On how many lines of the data below does the word "shift" appear? Reply with the number only.
::: Exercise input :::
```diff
@@ -2104,6 +2140,10 @@
   return run_tc_generic(g, s0, C0, s1, C1, B, Nout, out, Nout, scale, shift, relu, out_f32, st, nullptr, stats);
 }
 
+static bool pair_generic_pays(long long px, int K, int Nout) {
+  return px >= 2 * TC_BM && ((Nout == 256 && K >= 256) || (Nout == 128 && K == 128));
+}
+
 static int run_tc_generic(const TapGeom& g, const void* s0, int C0, const void* s1, int C1, const void* B, int Nout, void* out,
                           int out_pitch, const float* scale, const float* shift, int relu, int out_f32, cudaStream_t st,
                           void* pool_out, TcStats* stats) {
@@ -2125,10 +2165,14 @@
   p.osy = g.osy; p.osx = g.osx; p.ody = g.ody; p.odx = g.odx;
   p.relu = relu; p.out_f32 = out_f32; p.out = reinterpret_cast<__nv_bfloat16*>(out); p.scale = scale; p.shift = shift;
   p.f16 = g.f16;
-  {
-    const long long px = (long long)g.N * g.GH * g.GW;
-    p.swap = (p.mode == 0 && !pool_out && !stats && swap_allowed(Nout) && px / 256 * cdiv(p.Ntot, 128) >= sm_count() / 2) ? 1 : 0;
-  }
+  const bool with_stats = stats && !pool_out && !out_f32 && p.mode != 2 && out_pitch == Nout && stats->sums;
+  const long long px = (long long)g.N * g.GH * g.GW;
+  bool pair = false;
+  if (p.mode == 0 && !out_f32 && !with_stats && policy(DCB_POLICY_TMA_STORE) < 2 && sm_count() >= 2) {
+    const int pp = policy(DCB_POLICY_PAIR_GENERIC);
+    pair = pp >= 2 || (pp == 1 && pair_generic_pays(px, C0 + C1, Nout));
+  }
+  p.swap = (!pair && p.mode == 0 && !pool_out && !stats && swap_allowed(Nout) && px / 256 * cdiv(p.Ntot, 128) >= sm_count() / 2) ? 1 : 0;
   const int TM = p.swap ? 256 : TC_BM;
   if (p.mode == 0) {
     p.bw = pick_pow2_box(g.GW, TM);
@@ -2149,20 +2193,24 @@
   }
   int BN = 32;
   {
+    const long long units_m = pair ? (num_mtiles + 1) / 2 : num_mtiles;
+    const int slots = pair ? sm_count() / 2 : sm_count();
     double best = 1e30;
     for (int cand : {256, 192, 128, 96, 64, 32}) {
       if (cand > p.Ntot || p.Ntot % cand != 0) continue;
-      const long long tiles = (long long)num_mtiles * (p.Ntot / cand);
-      const long long waves = (tiles + sm_count() - 1) / sm_count();
-      const double cost = (double)waves * (cand <= 128 ? 89.0 : 89.0 + (cand - 128) * (39.0 / 128.0));
+      const long long tiles = units_m * (p.Ntot / cand);
+      const long long waves = (tiles + slots - 1) / slots;
+      const double c = pair ? (cand <= 64 ? 48.0 : (cand <= 128 ? 48.0 + (cand - 64) * 0.25 : 64.0 + (cand - 128) * 0.5))
+                            : (cand <= 128 ? 89.0 : 89.0 + (cand - 128) * (39.0 / 128.0));
+      const double cost = (double)waves * c;
       if (cost < best - 1e-9) { best = cost; BN = cand; }
     }
   }
   if (p.swap) BN = p.Ntot < 128 ? p.Ntot : 128;
   p.BN = BN;
-  const size_t stage_bytes = (size_t)TM * p.BK * 2 + (size_t)(p.swap ? 128 : BN) * p.BK * 2;
-  const bool with_stats = stats && !pool_out && !out_f32 && p.mode != 2 && out_pitch == Nout && stats->sums;
-  p.tma_store = (!p.swap && !out_f32 && !pool_out && !with_stats && p.mode != 2 &&
+  const int brows = p.swap ? 128 : (pair ? BN / 2 : BN);
+  const size_t stage_bytes = (size_t)TM * p.BK * 2 + (size_t)brows * p.BK * 2;
+  p.tma_store = (!pair && !p.swap && !out_f32 && !pool_out && !with_stats && p.mode != 2 &&
                  (policy(DCB_POLICY_TMA_STORE) >= 2 || (policy(DCB_POLICY_TMA_STORE) == 1 && p.mode == 1))) ? 1 : 0;
   const size_t staging = p.tma_store ? 2 * 16384 : 0;
   int stages = (int)((200 * 1024 - staging) / stage_bytes);
@@ -2197,7 +2245,7 @@
     const int Ktot = ntaps * (C0 + C1);
     uint64_t dims[2] = {(uint64_t)Ktot, (uint64_t)p.Ntot};
     uint64_t str[1] = {(uint64_t)Ktot * 2};
-    uint32_t box[2] = {(uint32_t)p.BK, (uint32_t)BN};
+    uint32_t box[2] = {(uint32_t)p.BK, (uint32_t)(pair ? BN / 2 : BN)};
     if (int e = make_map(&mB, B, 2, dims, str, box, swz)) return e;
   }
 
@@ -2221,6 +2269,8 @@
     cudaError_t e = cudaFuncSetAttribute(tapgemm_tc_fwd_kernel<false, false>, cudaFuncAttributeMaxDynamicSharedMemorySize, 206 * 1024);
     if (e == cudaSuccess) e = cudaFuncSetAttribute(tapgemm_tc_fwd_kernel<true, false>, cudaFuncAttributeMaxDynamicSharedMemorySize, 206 * 1024);
     if (e == cudaSuccess) e = cudaFuncSetAttribute(tapgemm_tc_fwd_kernel<false, true>, cudaFuncAttributeMaxDynamicSharedMemorySize, 206 * 1024);
+    if (e == cudaSuccess) e = cudaFuncSetAttribute(tapgemm_tc_fwd_kernel<false, false, true>, cudaFuncAttributeMaxDynamicSharedMemorySize, 206 * 1024);
+    if (e == cudaSuccess) e = cudaFuncSetAttribute(tapgemm_tc_fwd_kernel<true, false, true>, cudaFuncAttributeMaxDynamicSharedMemorySize, 206 * 1024);
     if (e != cudaSuccess) return fail(DCB_ERR_CUDA, "cudaFuncSetAttribute(max dynamic smem) failed: %s", cudaGetErrorString(e));
     attr_set = true;
   }
@@ -2228,6 +2278,15 @@
   const int num_tiles = num_mtiles * num_ntiles;
   int grid = num_tiles < sm_count() ? num_tiles : sm_count();
   const bool pdl = policy(DCB_POLICY_PDL) != 0;
+  if (pair) {
+    const int units = (num_mtiles + 1) / 2 * num_ntiles, pairs = units < sm_count() / 2 ? units : sm_count() / 2;
+    const cudaError_t le = p.pool_out ? launch_kc(tapgemm_tc_fwd_kernel<true, false, true>, 2 * pairs, TC_THREADS, dyn_smem, st, pdl, 2, mA0, mA1, mB, mO, p)
+                                      : launch_kc(tapgemm_tc_fwd_kernel<false, false, true>, 2 * pairs, TC_THREADS, dyn_smem, st, pdl, 2, mA0, mA1, mB, mO, p);
+    if (le != cudaSuccess) return fail(DCB_ERR_CUDA, "launch of tapgemm_tc_fwd_kernel (pair) failed: %s", cudaGetErrorString(le));
+    g_launches += 1;
+    note_kernel(p.pool_out ? "generic_pair_pool" : "generic_pair");
+    return DCB_OK;
+  }
   if (with_stats) {
     grid -= grid % num_ntiles;
     if (grid >= num_ntiles) {
diff --git a/deep-calcium_b200/deepcalcium/_native.py b/deep-calcium_b200/deepcalcium/_native.py
--- a/deep-calcium_b200/deepcalcium/_native.py
+++ b/deep-calcium_b200/deepcalcium/_native.py
@@ -15,7 +15,8 @@
 
 DCB_F32, DCB_BF16, DCB_F16 = 0, 1, 2
 POLICY_KEYS = {'flat': 0, 'strip': 1, 'fold': 2, 'nsplit': 3, 'swap_min_cout': 4, 'wgrad_strip': 5, 'bn_ctas_per_sm': 6,
-               'proj_i16_splits': 7, 'splitk': 8, 'fused_bn': 9, 'tma_store': 10, 'bn_slab': 11, 'pdl': 12, 'pair': 13}
+               'proj_i16_splits': 7, 'splitk': 8, 'fused_bn': 9, 'tma_store': 10, 'bn_slab': 11, 'pdl': 12, 'pair': 13,
+               'pair_generic': 14}
 LOSS_IDS = {'binary_crossentropy': 0, 'weighted_binary_crossentropy': 1, 'dice_loss': 2, 'dicesq_loss': 3}
 
 
diff --git a/include/dcb200.h b/include/dcb200.h
--- a/include/dcb200.h
+++ b/include/dcb200.h
@@ -41,7 +41,8 @@
   DCB_POLICY_BN_SLAB = 11,
   DCB_POLICY_PDL = 12,
   DCB_POLICY_PAIR = 13,
-  DCB_POLICY_COUNT = 14
+  DCB_POLICY_PAIR_GENERIC = 14,
+  DCB_POLICY_COUNT = 15
 };
 int dcb_set_policy(int key, int value);
 int dcb_get_policy(int key, int* value);
```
:::
Solution> 3